He thinks he’s never seen a horizontal dance so charged with a sense of discovery. That this is the Male Gaze has prompted the occasional charge of “exploitation.” It’s hard for this man to call it. The sex appears to be free-form rather than rehearsed, the director sitting back and gazing straight ahead as these women do everything physically possible to connect. And we’re well primed for the movie’s already-legendary set pieces, those extended (borderline hard-core) sex scenes with long takes and wide shots of the lovers as they kiss and **** and duck in and out of crevices and occasionally slap each other on their butts. So Emma induces her (at dinner with Emma’s freewheeling gourmand parents) to eat one-quivering in its shell, alive as it slips down Adèle’s throat. They’re a motif in Kechiche’s most heavy-handed but amusing scenes. See Also Meet the Stars of Blue Is the Warmest Color Ah, yes, oysters. (N.B.: I’m not saying it happens!) Exarchopoulos has the sort of deeply expressive vagueness that signals self-protection, suggesting that when she does emerge from her shell she’ll be as vulnerable as, well, an oyster. You certainly feel that possibility in the movie.
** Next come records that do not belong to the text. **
__device__ __forceinline__ unsigned long long lds_read_u64(uint32_t addr) { return *(const lds_u64 *)(uintptr_t)addr; }
typedef __attribute__((address_space(3))) uint8_t lds_u8;
__device__ __forceinline__ void lds_write_u8(uint32_t addr, uint32_t imm, uint32_t value) {
  *(lds_u8 *)(uintptr_t)(addr + imm) = (uint8_t)value;
}
__device__ __forceinline__ uint32_t lds_read_u8(uint32_t addr) { return *(const lds_u8 *)(uintptr_t)addr; }
__device__ __forceinline__ uint32_t pk_min_u16(uint32_t a, uint32_t b) {
  uint32_t r;
  asm("v_pk_min_u16 %0, %1, %2" : "=v"(r) : "v"(a), "v"(b));
  return r;
}

struct ItemLog {
  uint32_t slot0;
  uint32_t bytes;
  uint32_t tag_off;
};

template <bool HAS_A>
__device__ __forceinline__ Verdict myers_pair(const DevOp &da, const DevOp &db, int rule, const uint32_t *fnib_b,
                                               const uint32_t *row, int e, bool &a_none, const ItemLog &il CS_T_PARAM) {
  constexpr int NB = 8;
  constexpr int s = 0;
  const int n = e - s;
  const int m = db.f.m, k = db.f.k;
  const bool RS = db.f.align_flags & CS_REF_START;
  const int sh = 32 - m;
  MyersState<uint32_t> st;
  st.Mv = 0;
  st.Pv = RS ? 0u : (m >= 32 ? ~0u : ((1u << m) - 1u));
  const int k1 = k + 1;
  st.score = (RS ? 0 : m) - k1;
  st.Pv = (st.Pv << sh) | ((1u << sh) - 1u);
  const bool exact_by_score = !RS;
  int jfirst = -1, jlast = -1;
  int cmin = 0x7fff, jmin = -1;
  bool tie_next = false;
  uint32_t slot = il.slot0;
  const uint32_t slot_end = il.slot0 + il.bytes;
  bool log_full = false;
  const int ma = da.f.m, ka = da.f.k;
  const int sha = 32 - ma, free_a = ma - (int)da.f.min_overlap;
  MyersState<uint32_t> sa;
  sa.Mv = 0;
  sa.Pv = (((ma >= 32 ? ~0u : ((1u << ma) - 1u)) & ~((1u << free_a) - 1u)) << sha) | ((1u << sha) - 1u);
  sa.score = ma - free_a;
  int flag = 0;
  const uint32_t tn0 = da.pair_tn[0], tn1 = da.pair_tn[1], tn2 = da.pair_tn[2], tn3 = da.pair_tn[3];
  const uint32_t fill_a = (uint32_t)sha, cst4 = (uint32_t)(4 + 2 * ka + 1);
  auto sample_a = [&](uint32_t cst) {
    const int cur = (int)__builtin_popcount(sa.Pv) - (int)(__builtin_popcount(sa.Mv) + fill_a);
    flag |= sa.score + cur - (int)cst;
    sa.score = cur;
  };
  const unsigned long long tn_lo = ((unsigned long long)tn1 << 32) | tn0, tn_hi = ((unsigned long long)tn3 << 32) | tn2;
  auto tn_of = [tn_lo, tn_hi, ka](int j) -> int {
    int t1 = ka + 1;
    if (__ballot(j <= 32)) {
      const unsigned long long w = j <= 16 ? tn_lo : tn_hi;
      const int tj = (int)((uint32_t)(w >> (((uint32_t)(j - 1) & 15u) * 4u)) & 15u);
      t1 = j > 32 ? t1 : tj;
    }
    return t1;
  };
  auto column = [&](uint32_t eb, uint32_t ea, int j) {
    myers_step_la<false>(st, eb, 0u);
    if constexpr (HAS_A) {
      myers_step_la<false>(sa, ea, 0u);
      flag |= sa.score - tn_of(j);
    }
    if (st.score < 0) {
      if (jfirst < 0) jfirst = j;
      jlast = j;
      if (j == jmin + 1 && st.score + k1 == cmin) tie_next = true;
      if (st.score + k1 < cmin) {
        cmin = st.score + k1;
        jmin = j;
        tie_next = false;
      }
    }
  };
  int j = 1;
  if (n >= NB) {
    int wi = 0;
    auto take = [&]() -> uint32_t { return row[wi]; };
    auto advance = [&]() { wi += 1; };
#ifndef CS_PAIR_DEPTH
#define CS_PAIR_DEPTH 2
#endif
    constexpr int QD = CS_PAIR_DEPTH;
    static_assert(NB % QD == 0, "a group's columns must map onto the slots the same way in every group");
    uint32_t qb[QD], qa[QD];
    auto refill = [&](int slot, uint32_t code) {
      const unsigned long long pr = lds_read_u64(code);
      qb[slot] = (uint32_t)pr;
      qa[slot] = (uint32_t)(pr >> 32);
    };
    uint32_t wcur = take();
    advance();
#pragma unroll
    for (int u = 0; u < QD; ++u) refill(u, word_code<true>(wcur, u));
    constexpr int STEADY = 0, EARLY_G = 1, QUIET = 2;
    auto group = [&](auto body_tag, uint32_t tw) {
      constexpr bool EARLY = decltype(body_tag)::value == EARLY_G;
      const uint32_t wnext = take();
      advance();
      if constexpr (decltype(body_tag)::value == QUIET) {
#pragma unroll
        for (int u = 0; u < NB; ++u) {
          myers_step_noscore<false>(st, qb[u % QD], 0u);
          if constexpr (HAS_A) myers_step_noscore<false>(sa, qa[u % QD], 0u);
          refill(u % QD, u + QD < NB ? word_code<true>(wcur, u + QD) : word_code<true>(wnext, u + QD - NB));
        }
        wcur = wnext;
        j += NB;
        return;
      }
      int sc[NB];
#pragma unroll
      for (int u = 0; u < NB; ++u) {
        myers_step_la<false>(st, qb[u % QD], 0u);
        sc[u] = st.score;
        if constexpr (HAS_A && EARLY) {
          myers_step_la<false>(sa, qa[u % QD], 0u);
          flag |= sa.score - (int)((tw >> (4 * u)) & 15u);
        } else if constexpr (HAS_A) {
          myers_step_noscore<false>(sa, qa[u % QD], 0u);
          if (u == 3 || u == 7) sample_a(cst4);
        }
        refill(u % QD, u + QD < NB ? word_code<true>(wcur, u + QD) : word_code<true>(wnext, u + QD - NB));
      }
      wcur = wnext;
      constexpr uint32_t kOr3 = 0xFEu;
      uint32_t any = __builtin_amdgcn_bitop3_b32((uint32_t)sc[0], (uint32_t)sc[1], (uint32_t)sc[2], kOr3);
      any = __builtin_amdgcn_bitop3_b32(any, (uint32_t)sc[3], (uint32_t)sc[4], kOr3);
      any = __builtin_amdgcn_bitop3_b32(any, (uint32_t)sc[5], (uint32_t)sc[6], kOr3);
      any |= (uint32_t)sc[7];
      if ((int)any < 0) {
        if (slot < slot_end) {
#pragma unroll
          for (int u = 0; u < NB; ++u) lds_write_u8(slot, (uint32_t)u, (uint32_t)sc[u]);
          lds_write_u8((slot >> 3) + il.tag_off, 0u, (uint32_t)(j >> 3));
        }
        slot += 8u;
      }
      j += NB;
    };
    __builtin_amdgcn_s_setprio(PRIO_LOOP);
    const int early_groups = (ma + ka + NB - 1) >> 3;
    const int quiet_j = (int)da.quiet_groups * NB + 1;
    if (quiet_j > 1) {
      do group(std::integral_constant<int, QUIET>{}, 0u);
      while (j < quiet_j && j + NB - 1 <= n);
      st.score = (int)__builtin_popcount(st.Pv) - (int)(__builtin_popcount(st.Mv) + (uint32_t)sh) - k1;
      if constexpr (HAS_A) {
        sa.score = (int)__builtin_popcount(sa.Pv) - (int)(__builtin_popcount(sa.Mv) + fill_a);
        const int tq = (int)(da.pair_tn[da.quiet_groups - 1u] >> 28);
        flag |= sa.score - (j == quiet_j ? tq : 0);
      }
    }
    if constexpr (HAS_A) {
      int g = (int)da.quiet_groups;
      while (g < early_groups && j + NB - 1 <= n) {
        group(std::integral_constant<int, EARLY_G>{}, g == 0 ? tn0 : g == 1 ? tn1 : g == 2 ? tn2 : tn3);
        ++g;
      }
    }
    while (j + NB - 1 <= n) group(std::integral_constant<int, STEADY>{}, 0u);
    __builtin_amdgcn_s_setprio(PRIO_REST);
    if (j <= n) {
      int sc[NB];
#pragma unroll
      for (int u = 0; u < NB - 1; ++u) {
        sc[u] = 0x7f;
        if (j + u <= n) {
          uint32_t eb, ea;
          if (u < QD) {
            eb = qb[u];
            ea = qa[u];
          } else {
            const unsigned long long pr = lds_read_u64(word_code<true>(wcur, u));
            eb = (uint32_t)pr;
            ea = (uint32_t)(pr >> 32);
          }
          myers_step_la<false>(st, eb, 0u);
          sc[u] = st.score;
          if constexpr (HAS_A) {
            myers_step_la<false>(sa, ea, 0u);
            flag |= sa.score - tn_of(j + u);
          }
        }
      }
      sc[NB - 1] = 0x7f;
      int any = sc[0];
#pragma unroll
      for (int u = 1; u < NB - 1; ++u) any |= sc[u];
      if (any < 0) {
        if (slot < slot_end) {
#pragma unroll
          for (int u = 0; u < NB; ++u) lds_write_u8(slot, (uint32_t)u, (uint32_t)sc[u]);
          lds_write_u8((slot >> 3) + il.tag_off, 0u, (uint32_t)(j >> 3));
        }
        slot += 8u;
      }
      j = n + 1;
    }
    {
      const uint32_t m80 = 0x80808080u, ones = 0x01010101u;
      const uint32_t stop_at = min(slot, slot_end);
      uint32_t rd = il.slot0;
      while (__ballot(rd < stop_at)) {
        if (rd < stop_at) {
          const unsigned long long sc8 = lds_read_u64(rd);
          const int jg = (int)lds_read_u8((rd >> 3) + il.tag_off) * 8 + 1;
          rd += 8u;
          const uint32_t clo = (uint32_t)sc8 & m80, chi = (uint32_t)(sc8 >> 32) & m80;
          const uint32_t plo = (uint32_t)sc8 ^ m80, phi = (uint32_t)(sc8 >> 32) ^ m80;
          const unsigned long long c64 = ((unsigned long long)chi << 32) | clo;
          if (jfirst < 0) jfirst = jg + (__builtin_ctzll(c64) >> 3);
          jlast = jg + ((63 - __builtin_clzll(c64)) >> 3);
          const uint32_t h00ff = 0x00ff00ffu;
          const uint32_t a0 = plo & h00ff, a1 = (plo >> 8) & h00ff, b0 = phi & h00ff, b1 = (phi >> 8) & h00ff;
          const uint32_t m4 = pk_min_u16(pk_min_u16(a0, a1), pk_min_u16(b0, b1));
          const uint32_t gbyte = min(m4 & 0xffffu, m4 >> 16);
          const int gmin = (int)gbyte - 128 + k1;
          if (jmin == jg - 1 && (int)(plo & 0xffu) - 128 + k1 == cmin) tie_next = true;
          if (gmin < cmin) {
            const uint32_t gb = __builtin_amdgcn_perm(0u, gbyte, 0u);
            const uint32_t xlo = plo ^ gb, xhi = phi ^ gb;
            const uint32_t zlo = (xlo - ones) & ~xlo & m80, zhi = (xhi - ones) & ~xhi & m80;
            const int pos = __builtin_ctzll(((unsigned long long)zhi << 32) | zlo) >> 3;
            cmin = gmin;
            jmin = jg + pos;
            const unsigned long long flipped = ((unsigned long long)phi << 32) | plo;
            tie_next = pos < 7 && (uint32_t)((flipped >> (8 * (pos + 1))) & 0xffull) == gbyte;
          }
        }
      }
      log_full = slot > slot_end;
    }
  } else {
    for (int pos = s; j <= n; ++j, ++pos) {
      const unsigned long long pr = lds_read_u64(row_code<true>(row, pos));
      column((uint32_t)pr, (uint32_t)(pr >> 32), j);
    }
  }
  CS_T_MARK(pt, 1);
  a_none = flag >= 0 && !log_full;
  st.score += k1;
  const int exact_end = (exact_by_score && cmin == 0) ? jmin : -1;
  return myers_verdict<uint32_t, +1, true, true>(db, rule, fnib_b, row, s, e, st, jfirst, jlast, exact_end, cmin, jmin, tie_next);
}

__device__ __forceinline__ uint32_t foreign_flags(const uint32_t *row, int di, uint32_t xrep, int lo, int hi) {
  const uint32_t x = row[di] ^ xrep;
  const uint32_t t = (x | (x >> 1) | (x >> 2)) & 0x11111111u;
  const int first = max(lo - 8 * di, 0), last = min(hi - 8 * di, 8);
  const uint32_t upto = (last >= 8) ? 0xffffffffu : ((1u << (4 * last)) - 1u);
  return t & upto & ~((1u << (4 * first)) - 1u);
}

struct PolyBest {
  bool have;
  int origin, cost, score, len, where;
};

template <bool CODED>
__device__ __forceinline__ Verdict poly_tail(const DevOp &d, int rule, const uint32_t *row, int s, int e) {
  Verdict v = verdict_none(d.f.m);
  const int n = e - s, m = d.f.m, k = d.f.k, min_overlap = d.f.min_overlap;
  const uint32_t X = d.base_char;
  const int lim = min(n, m);
  PolyBest best = {false, 0, 0, 0, 0, 0};
  auto consider = [&](int i, int cost, int score, int origin) {
    if (i >= min_overlap && cost <= thr_of(d, i) &&
        better_candidate(rule, m, best.have, best.origin, best.cost, best.score, best.len, cost, score, origin, i)) {
      best.have = true;
      best.origin = origin;
      best.cost = cost;
      best.score = score;
      best.len = i;
    }
  };
  int b = 0, i_hi = 0;
  if (!CODED) {
    for (int i = 1; i <= lim; ++i) {
      const int nb = b + ((row_code<CODED>(row, e - i) != X) ? 1 : 0);
      if (nb > k) break;
      b = nb;
      i_hi = i;
    }
  } else {
    const uint32_t xrep = (X >> 3) * 0x11111111u;
    const int lo = e - lim;
    for (int di = (e - 1) >> 3; di >= (lo >> 3); --di) {
      const uint32_t f = foreign_flags(row, di, xrep, lo, e);
      const int c = __popc(f);
      const int seg_lo = max(lo, 8 * di);
      if (b + c <= k) {
        b += c;
        i_hi = e - seg_lo;
        continue;
      }
      for (int pos = min(e, 8 * di + 8) - 1; pos >= seg_lo; --pos) {
        const int nb = b + (int)((f >> (4 * (pos - 8 * di))) & 1u);
        if (nb > k) break;
        b = nb;
        i_hi = e - pos;
      }
      break;
    }
  }
  if (i_hi == n && n < m) {
    for (int i = m; i > n; --i) {
      const int cost = (i - n) + b;
      if (cost <= k) consider(i, cost, n - 2 * b, 0);
    }
  }
  if (!CODED) {
    for (int i = i_hi; i >= 1; --i) {
      consider(i, b, i - 2 * b, n - i);
      b -= (row_code<CODED>(row, e - i) != X) ? 1 : 0;
    }
  } else if (i_hi > 0) {
    const uint32_t xrep = (X >> 3) * 0x11111111u;
    const int lo = e - i_hi;
    uint32_t carry = 0;
    for (int di = lo >> 3; di <= ((e - 1) >> 3); ++di) {
      const uint32_t f = foreign_flags(row, di, xrep, lo, e);
      const int c = __popc(f);
      const int seg_lo = max(lo, 8 * di), seg_hi = min(e, 8 * di + 8);
      const int i_left = e - seg_lo;
// ... 678 lines not shown
    if (d == d0) keep &= 0x80808080u << ((s & 3) * 8);
    if (d == d1) keep &= 0x80808080u >> ((3 - ((e - 1) & 3)) * 8);
    const uint32_t x = (row[d] & 0xdfdfdfdfu) ^ 0x4e4e4e4eu;
    n += (uint32_t)__popc(~(((x & 0x7f7f7f7fu) + 0x7f7f7f7fu) | x) & keep);
  }
  return n;
}
__device__ __forceinline__ uint32_t count_n_nibbles(const uint32_t *row, int s, int e) {
  uint32_t n = 0;
  if (e <= s) return 0;
  const int d0 = s >> 3, d1 = (e - 1) >> 3;
  for (int d = d0; d <= d1; ++d) {
    uint32_t keep = 0x11111111u;
    if (d == d0) keep &= 0x11111111u << ((s & 7) * 4);
    if (d == d1) keep &= 0x11111111u >> ((7 - ((e - 1) & 7)) * 4);
    const uint32_t w = row[d];
    n += (uint32_t)__popc(w & (w >> 1) & (w >> 2) & keep);
  }
  return n;
}
__device__ __forceinline__ bool too_many_n(uint32_t n, int len, double count) {
  if (count < 1.0) return len > 0 && (double)n / (double)len > count;
  return (double)n > count;
}
__device__ __forceinline__ double expected_errors(const uint32_t *qrow, int s, int e, const double *table, bool reversed) {
  double ee = 0.0;
  if (e <= s) return ee;
  const int d0 = s >> 2, d1 = (e - 1) >> 2;
  if (!reversed) {
    for (int d = d0; d <= d1; ++d) {
      const uint32_t w = qrow[d];
#pragma unroll
      for (int b = 0; b < 4; ++b) {
        const int p = 4 * d + b;
        if (p >= s && p < e) ee += table[(w >> (8 * b)) & 0xffu];
      }
    }
  } else {
    for (int d = d1; d >= d0; --d) {
      const uint32_t w = qrow[d];
#pragma unroll
      for (int b = 3; b >= 0; --b) {
        const int p = 4 * d + b;
        if (p >= s && p < e) ee += table[(w >> (8 * b)) & 0xffu];
      }
    }
  }
  return ee;
}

The film is loosely based on a graphic novel by Julie Maroh that takes place after Adèle (there called Clementine) has perished from-essentially-a broken heart. Every one of the couple’s interchanges is off the beat, raw, and, for Adèle, perched on the edge of an abyss-insofar as losing Emma would mean losing her sense of completeness and even reason for being. It takes considerable artistry to achieve such perfectly timed mistiming. My humanist prejudice runs toward directors who give their actors more room, but Kechiche has certainly gotten what he wanted. The Tunisian-born (male) director, Abdellatif Kechiche, has often worked with nonactors, and in interviews Exarchopoulos and Seydoux have complained that he made them do take after grueling take to get what he wanted.

Adèle’s body is leading her somewhere, and she follows it into a gay bar, where she finally meets a spiky artist named Emma (Léa Seydoux)-the hoped-for bluebird of her happiness. Masturbating, Adèle can’t get anything going until a vision of Blue Hair appears between her legs-at which point it’s Magic Time. Then she passes a female couple on the street, and her eye is seized by a butch young woman with a smear of blue in her hair. A handsome boy likes her and asks her out, they fool around, etc.

Exarchopoulos plays a virginal high-school girl who’s also called Adèle (La Vie d’Adèle is the film’s French title), and at first she appears to be on the “normal” hetero track. In Blue, you can feel how much it costs her to put herself out there.

#WATCH BLUE IS THE WARMEST COLOR FOR FREE MOVIE#
Watch Blue Is the Warmest Color Online FreeĭescriptionThere’s a story that Adèle Exarchopoulos, the star of the French sexual-coming-of-age movie Blue Is the Warmest Color, was sent to acting class at the age of 8 to overcome her shyness, but the bit of it that lingers-the ghost of an instinct to hold back-might be the key to her vividness onscreen.